I think the same thing can be said about life.  In order to be good at life, you have to be good at taking time off.

Since the last time I took time off was August, it was time.


sandhikegoldie with a stick

We hit the coast for a day.  I got my haircut.  I read a book.  I slept in.  I did some mega yoga. We celebrated Groundhog Day by going for a hike.  And we watched the Super Bowl with a friend.

And when I returned to work five days later?  Everything was great. I realized I had been mulling over daily annoyances without seeing the big picture.  I think I was just deeply tired.

Vacations are absolutely necessary.  Going places and seeing new things are amazing, and can be totally mind-blowing, but it’s really, really nice to stay at home and know that you can do whatever you want, and there are days (versus just one) to get those few errands you wanted to get done, done.

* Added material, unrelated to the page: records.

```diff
diff --git a/rmqtt_b200/csrc/retain_kernels.cuh b/rmqtt_b200/csrc/retain_kernels.cuh
--- a/rmqtt_b200/csrc/retain_kernels.cuh
+++ b/rmqtt_b200/csrc/retain_kernels.cuh
@@ -299,12 +299,7 @@
         const u32 exc = sc - ni;
         for (u32 e0 = 0; e0 < tot; e0 += 32) {
             const u32 e = e0 + lane;
-            u32 lo = 0;
-#pragma unroll
-            for (int step = 16; step; step >>= 1) {
-                u32 x = __shfl_sync(0xFFFFFFFFu, exc, lo + step);
-                if (x <= e) lo += step;
-            }
+            const u32 lo = warp_run_owner(exc, e);
             const u32 o_exc = __shfl_sync(0xFFFFFFFFu, exc, lo);
             const u32 o_ref = __shfl_sync(0xFFFFFFFFu, d.ref, lo);
             const u32 o_kind = __shfl_sync(0xFFFFFFFFu, d.kind, lo);
```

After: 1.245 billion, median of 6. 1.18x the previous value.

And now I feel refreshed, rejuvenated, and better.  And along the way?  I rediscovered a Negroni.  It reminds me of two extremes: bitter and sweet.  And when they meet, it creates a warm, orangey balance that’s just pure pleasure.  Like the balance you need from taking time off sleeping in and staying in your pj’s til noon (if you want to), and working until oblivion, or at least that point where you realize you’ve been plugging away for 12 hours.

Oh, and also?  It’s about the easiest drink to make and remember (ratio is 1-1-1).  Just don’t forget that orange peel.  It really links the bitter and sweetness.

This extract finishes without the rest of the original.